Les abords invivables de la Place de la République
Odeurs d'urine, tags, vitrines cassées... Les habitants et les commerçants du quartier ne sont pas moins citoyens que les noctambules agités et ils  attendent désormais la fin du mouvement Nuit Debout. Présents sur la place depuis le 31 mars, les débatteurs nient quant à eux que les débordements ne sont en rien liés à leur mobilisation. Simplement, ils servent d'abcès de fixation, mais ils ne se sentent en rien responsables. Mieux, en tant qu'agitateurs d'idées, ils ont le sentiment d'être constructifs... Les organisateurs de Nuit Debout doivent respecter leurs engagements"
Le soutien de la presse embarrasse le pouvoir
Il souhaiterait notamment faire la connaissance des organisateurs de ce mouvement et d'avoir des interlocuteurs. "Ces débordements sont le fait de petits groupes qui se mêlent aux manifestants (...) Nous devons constater que les dégradations sont importantes", a estimé, conciliant,  le préfet de police, Michel Cadot, lors d'une conférence de presse. "Le scénario est toujours le même: celui d'un rassemblement 'Nuit Debout' en début de soirée, puis le temps passant, les participants se retirent et on assiste à un présence de plus en plus agressive de personnes qui cherchent à s'en prendre aux forces de l'ordre ou à dégrader des vitrines", a poursuivi Michel Cadot, suggérant que les Nuit Debout abandonnent le terrain aux camarades radicaux.

Le préfet de police de Paris, Michel Cadot, est revenu, ce samedi en fin de matinée, sur les violences qui se sont déroulées à l'occasion du rassemblement nocturne de Nuit Debout dans la capitale.

"Je souhaite faire passer aux organisateurs de ce mouvement ce message, à leur rappeler leurs responsabilités : il faut qu'ils respectent l'horaire auquel ils s'étaient engagés, à savoir quitter la place de la République à 1h du matin. J'appelle également les participants à rentrer chez eux à [ce même horaire], afin de ne pas permettre à ces petits groupes violents de commettre leurs exactions. J'ai proposé aux organisateurs de Nuit Debout de les rencontrer cet après-midi pour leur rappeler tout cela." "Nous souhaitons préserver ce lieu pour les manifestations démocratiques, mais nous ne pouvons tolérer les débordements qui les suivent", a-t-il encore précisé.
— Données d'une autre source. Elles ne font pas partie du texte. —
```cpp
__device__ __forceinline__ void tier_mv_batch(const float* sv4, int base, int q, int q1, const float4 (&c)[TIER_Q], f32x4& acc) {
    const int lane = threadIdx.x & 63;
    const float4 z = make_float4(0.f, 0.f, 0.f, 0.f);
    if (TIER_Q == 2) tier_mv16(sv4[(4 * q - base) * 4 + lane], c[0], c[1], z, z, min(2, q1 - q), acc);
    if (TIER_Q >= 4) tier_mv16(sv4[(4 * q - base) * 4 + lane], c[0], c[1], c[TIER_Q >= 4 ? 2 : 0], c[TIER_Q >= 4 ? 3 : 0], q1 - q, acc);
    if (TIER_Q >= 8 && q + 4 < q1) tier_mv16(sv4[(4 * q + 16 - base) * 4 + lane], c[TIER_Q >= 8 ? 4 : 0], c[TIER_Q >= 8 ? 5 : 0],
                                             c[TIER_Q >= 8 ? 6 : 0], c[TIER_Q >= 8 ? 7 : 0], q1 - q - 4, acc);
}
template <bool NT>
__device__ __forceinline__ void tier_dot(const float4* __restrict__ col, size_t rows, int q0, int q1, const float* sv4, int base,
                                         float4 (&A)[TIER_Q], float4 (&B)[TIER_Q], f32x4& acc) {
    for (int q = q0; q < q1; q += 2 * TIER_Q) {
        tier_mv_batch(sv4, base, q, q1, A, acc);
        tier_prefetch<NT>(col, rows, q + 2 * TIER_Q, q1, A);
        if (q + TIER_Q < q1) tier_mv_batch(sv4, base, q + TIER_Q, q1, B, acc);
        tier_prefetch<NT>(col, rows, q + 3 * TIER_Q, q1, B);
    }
}

template <int K>
__device__ __forceinline__ void node_up_finish(const TierArgs& a, const TierItem& n, int i, int pp, const float (&acc)[K]) {
    if (i >= n.b || n.pfront_off < 0) return;
    if (n.flags & NODE_UPC) {
#pragma unroll
        for (int q = 0; q < K; ++q) a.xb[(size_t)(n.bnd_off + i) * K + q] = acc[q];
        return;
    }
    const size_t dst = ((size_t)(n.pfront_off + pp) * a.arity + n.cix) * K;
#pragma unroll
    for (int q = 0; q < K; ++q) a.slots[dst + q] = acc[q];
}

template <int K>
// ... 181 lines not shown
    wave_lds_sync();
#pragma unroll
    for (int c = 0; c < 4; ++c) P.plb[c] = (it.nparts == 1 && P.plo[0] + c < P.plo[1]) ? a.push_tgt[P.plo[0] + c] : -1;
    f32x4 a4 = {0.f, 0.f, 0.f, 0.f};
    tier_dot<NT>(col, (size_t)s, it.r0 >> 2, it.r1 >> 2, sv4, it.r0, P.cur, B, a4);
    float acc[K];
#pragma unroll
    for (int q = 0; q < K; ++q) acc[q] = a4[q];
    if (it.nparts == 1) node_down_store<K>(a, it, P.idx, P.plo[0], P.plo[1], P.plb, x_out, acc);
    else {
#pragma unroll
        for (int q = 0; q < K; ++q) pbuf[lane * 4 + q] = acc[q];
    }
#pragma unroll
    for (int c = 0; c < 2; ++c) {
        if (ftg[c] >= 0) {
#pragma unroll
            for (int q = 0; q < K; ++q) a.xb[(size_t)ftg[c] * K + q] = fv[q];
        }
    }
    if (fw && P.fw1 - P.fw0 > 2) push_down<K>(a.push_tgt, P.fw0 + 2, P.fw1, a.xb, fv);
    if (!(it.flags & NODE_LEAF)) {
        for (int i = f0 + 64 + lane; i < f1; i += 64) {
            const size_t f = (size_t)(it.front_off + s + i);
            const int p0 = a.push_ptr[f], p1 = a.push_ptr[f + 1];
            float v[K];
#pragma unroll
            for (int q = 0; q < K; ++q) v[q] = a.xb[(size_t)(it.bnd_off + i) * K + q];
            push_down<K>(a.push_tgt, p0, p1, a.xb, v);
        }
    }
    wave_lds_sync();
}

template <int K, bool UP, int W, bool NT>
__global__ __launch_bounds__(64 * W, 16 / W) void k_nd_tier(TierArgs a, const float* __restrict__ b_in, float* __restrict__ x_out,
                                                              int tri_floats) {
    extern __shared__ __attribute__((aligned(16))) float sm[];
    const int wave = __builtin_amdgcn_readfirstlane(threadIdx.x >> 6), lane = threadIdx.x & 63;
    float* region = sm + (size_t)wave * a.region_floats;
    for (int i = lane; 4 * i < a.region_floats; i += 64) reinterpret_cast<float4*>(region)[i] = make_float4(0.f, 0.f, 0.f, 0.f);
    wave_lds_sync();
    const int n_wg = (int)gridDim.x;
    const int sub = __builtin_expect((n_wg & 7) == 0, 1) ? (int)(blockIdx.x & 7) * (n_wg >> 3) + (int)(blockIdx.x >> 3) : (int)blockIdx.x;
#ifdef LS_TIER_STAMPS
    long long* stamp_base = a.stamps ? a.stamps + ((size_t)sub * W + wave) * TIER_STAMP_SLOTS : nullptr;
#else
    long long* stamp_base = nullptr;
#endif
    LS_STAMP(0);
    const int hdr = lane < 32 ? reinterpret_cast<const int*>(a.wgs + sub)[lane] : 0;
    const int obase = UP ? 0 : TIER_MAX_H + 1;
    const unsigned split = (unsigned)rl(hdr, UP ? 14 : 15), leafy = (unsigned)rl(hdr, UP ? 16 : 17);
    if (UP) {
        const int n_dense = rl(hdr, 18);
        for (int r = threadIdx.x; r < n_dense; r += blockDim.x) {
            int o = r, start = 0;
#pragma unroll
            for (int t = 0; t < TIER_MAX_H; ++t) {
                const int cnt = rl(hdr, 20 + 2 * t + 1);
                const bool here = o >= 0 && o < cnt;
                start = here ? rl(hdr, 20 + 2 * t) + o : start;
                o = here ? -1 : o - cnt;
            }
            const size_t g = (size_t)a.perm[start];
#pragma unroll
            for (int q = 0; q < K; ++q) a.braw[(size_t)start * K + q] = b_in[g * K + q];
        }
        for (int r = a.upper_lo + blockIdx.x * blockDim.x + threadIdx.x; r < a.upper_hi; r += gridDim.x * blockDim.x) {
            const size_t g = (size_t)a.perm[r];
#pragma unroll
            for (int q = 0; q < K; ++q) a.braw[(size_t)r * K + q] = b_in[g * K + q];
        }
    }
    LS_STAMP(1);
    DensePre<K> pre;
#pragma unroll
    for (int e = 0; e < TIER_Q; ++e) pre.cur[e] = make_float4(0.f, 0.f, 0.f, 0.f);
#pragma unroll
    for (int q = 0; q < K; ++q) pre.v[q] = 0.0f;
    pre.idx = 0; pre.fw0 = 1; pre.fw1 = 0;
#pragma unroll
    for (int c = 0; c < 4; ++c) { pre.plo[c] = -1; pre.plb[c] = -1; }
    TierItem it_pre = rec_unpack(0);
    bool pre_valid = false;
    for (int ph = 0; ph < a.phases; ++ph) {
        const int i0 = rl(hdr, obase + ph), i1 = rl(hdr, obase + ph + 1);
        int rec_nx = 0;
        bool has_nx = false;
        if (ph + 1 < a.phases && !((leafy >> (ph + 1)) & 1u)) {
            const int j0 = rl(hdr, obase + ph + 1) + wave;
            has_nx = j0 < rl(hdr, obase + ph + 2);
            if (has_nx) rec_nx = rec_load(a.items, j0, lane);
        }
        if ((leafy >> ph) & 1u) {
            leaf_phase<K, UP, W, NT>(a, i0 + wave, i1, b_in, x_out, region, tri_floats, stamp_base);
        } else {
            int rec = (!pre_valid && i0 + wave < i1) ? rec_load(a.items, i0 + wave, lane) : 0;
            int head_k = -1, head_idx = 0, head_p0 = 0, head_p1 = 0, head_flags = 0;
            for (int k = i0 + wave; k < i1; k += W) {
                const int rec_next = k + W < i1 ? rec_load(a.items, k + W, lane) : 0;
                const bool first = k == i0 + wave && pre_valid;
                const TierItem it = first ? it_pre : rec_unpack(rec);
                rec = rec_next;
                float* pbuf = region + a.vec_floats + ((k - i0) / W) * 256;
                if (!first) { if (UP) node_up_pre<K, NT>(a, it, pre); else node_down_pre<K, NT>(a, it, pre); }
                if (UP) node_up<K, NT>(a, it, pre, b_in, region, pbuf);
                else node_down<K, NT>(a, it, pre, x_out, region, pbuf);
                if (it.nparts > 1 && it.part == 0) {
                    head_k = k; head_idx = pre.idx; head_p0 = pre.plo[0]; head_p1 = pre.plo[1]; head_flags = it.flags;
                }
            }
            if ((split >> ph) & 1u) {
                const int rec_head = head_k >= 0 ? rec_load(a.items, head_k, lane) : 0;
                int head_tg[4];
#pragma unroll
                for (int c = 0; c < 4; ++c) head_tg[c] = (!UP && head_k >= 0 && head_p0 + c < head_p1 && !(head_flags & NODE_LEAF)) ? a.push_tgt[head_p0 + c] : -1;
                __syncthreads();
                for (int k = i0 + wave; k < i1; k += W) {
                    const bool mine = k == head_k;
                    const TierItem it = rec_unpack(mine ? rec_head : rec_load(a.items, k, lane));
                    if (it.nparts == 1 || it.part != 0) continue;
                    float acc[K];
#pragma unroll
                    for (int q = 0; q < K; ++q) acc[q] = 0.0f;
                    for (int p = 0; p < it.nparts; ++p) {
                        const int kp = k + p - i0;
                        const float* pb = sm + (size_t)(kp % W) * a.region_floats + a.vec_floats + (kp / W) * 256;
#pragma unroll
                        for (int q = 0; q < K; ++q) acc[q] += pb[lane * 4 + q];
                    }
                    if (UP) {
                        const int i = it.row0 + lane;
                        const int pp = mine ? head_idx : ((i < it.b && it.pfront_off >= 0 && !(it.flags & NODE_UPC)) ? a.ppos[it.bnd_off + i] : 0);
                        node_up_finish<K>(a, it, i, pp, acc);
                    } else if (mine) {
                        node_down_store<K>(a, it, head_idx, head_p0, head_p1, head_tg, x_out, acc);
                    }
                    else node_down_finish<K>(a, it, x_out, acc);
                }
            }
        }
        if (ph < 6) { LS_STAMP(2 + 2 * ph); LS_STAMP_VAL(24 + ph, (i1 - i0 - wave + W - 1) / W); }
        pre_valid = has_nx;
        it_pre = rec_unpack(rec_nx);
        if (pre_valid) {
            if (UP) node_up_pre<K, NT>(a, it_pre, pre); else node_down_pre<K, NT>(a, it_pre, pre);
        } else {
#pragma unroll
            for (int e = 0; e < TIER_Q; ++e) pre.cur[e] = make_float4(0.f, 0.f, 0.f, 0.f);
#pragma unroll
            for (int q = 0; q < K; ++q) pre.v[q] = 0.0f;
            pre.idx = 0; pre.fw0 = 1; pre.fw1 = 0;
#pragma unroll
            for (int c = 0; c < 4; ++c) { pre.plo[c] = -1; pre.plb[c] = -1; }
        }
        __syncthreads();
        if (ph < 6) LS_STAMP(3 + 2 * ph);
    }
}

}
```

Measured before the change: 5197 solves/s.

## Dynamically schedule down-sweep leaf items via LDS ticket counter

In the down sweep, leaf items within a workgroup are now handed out by an LDS atomic ticket instead of a static stride of W per wave, which balances uneven leaf costs across waves. The first leaf item of a leafy phase is also preloaded and indexed ahead of time, during dense setup or the previous phase. The LDS budget grows by a 16-byte ticket slot and all fit checks are updated to include it. The cost is an extra atomic and a lane broadcast per leaf, plus a dependency on the drawn ticket before the next record can be prefetched.

```diff
diff --git a/large-steps-pytorch_amd/csrc/direct.hip b/large-steps-pytorch_amd/csrc/direct.hip
--- a/large-steps-pytorch_amd/csrc/direct.hip
+++ b/large-steps-pytorch_amd/csrc/direct.hip
@@ -978,7 +978,7 @@
     std::vector<TierWG> wgs;
     int vec = 0, tri = 0;
     const size_t region = plan_tier(nd, level_off, levels, arity, root, 0, level_off[root + 1] - level_off[root], items, wgs, vec, tri, waves);
-    return region ? ((region + 3) & ~(size_t)3) * sizeof(float) * waves : 0;
+    return region ? ((region + 3) & ~(size_t)3) * sizeof(float) * waves + TIER_LDS_TICKET : 0;
 }
 
 bool direct_tier_fits(int levels, int arity, const int* s, const int* b, const int* own_start, int tier_levels, bool sparse_leaves, int waves) {
@@ -1112,14 +1112,14 @@
         std::vector<TierWG> wgs;
         int vec = 0, tri = 0;
         const size_t r = plan_tier(T.nd, T.level_off, levels, T.arity, root, q_lo, q_hi, items, wgs, vec, tri, waves);
-        if (!r || ((r + 3) & ~(size_t)3) * sizeof(float) * waves > (size_t)budget) return;
+        if (!r || ((r + 3) & ~(size_t)3) * sizeof(float) * waves + TIER_LDS_TICKET > (size_t)budget) return;
         T.items.swap(items); T.wgs.swap(wgs); d->tier_vec = vec; d->tier_tri = tri; region = r; d->tier_waves = waves;
     };
     if (H <= TIER_MAX_H && direct_tier_full16(d->V, T.arity, levels, H, d->shard_count, tier_waves > 0 ? tier_waves : env.tier_waves.value_or(0)))
         take_if_fits(TIER_WAVES_FULL, TIER_LDS_FULL);
     if (!region) {
         region = H <= TIER_MAX_H ? plan_tier(T.nd, T.level_off, levels, T.arity, root, q_lo, q_hi, T.items, T.wgs, d->tier_vec, d->tier_tri) : 0;
-        if (!region || region * sizeof(float) * TIER_WAVES > TIER_LDS) {
+        if (!region || ((region + 3) & ~(size_t)3) * sizeof(float) * TIER_WAVES + TIER_LDS_TICKET > TIER_LDS) {
             set_error("ls_direct_create: a tier of %d levels does not fit the kernel (LDS per wave: %zu floats)", H, region);
             return LS_E_WORKSPACE;
         }
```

Le préfet de police de Paris a ajouté que, depuis le mois de mars, "412 personnes ont été interpellées à Paris et dans la petite couronne". Parmi elles, 193 ont été placées en garde à vue. 80 policiers et gendarmes ont également été blessés depuis le mois de mars, dans le cadre des manifestations contre la loi Travail ou lors d'incidents en marge de Nuit Debout.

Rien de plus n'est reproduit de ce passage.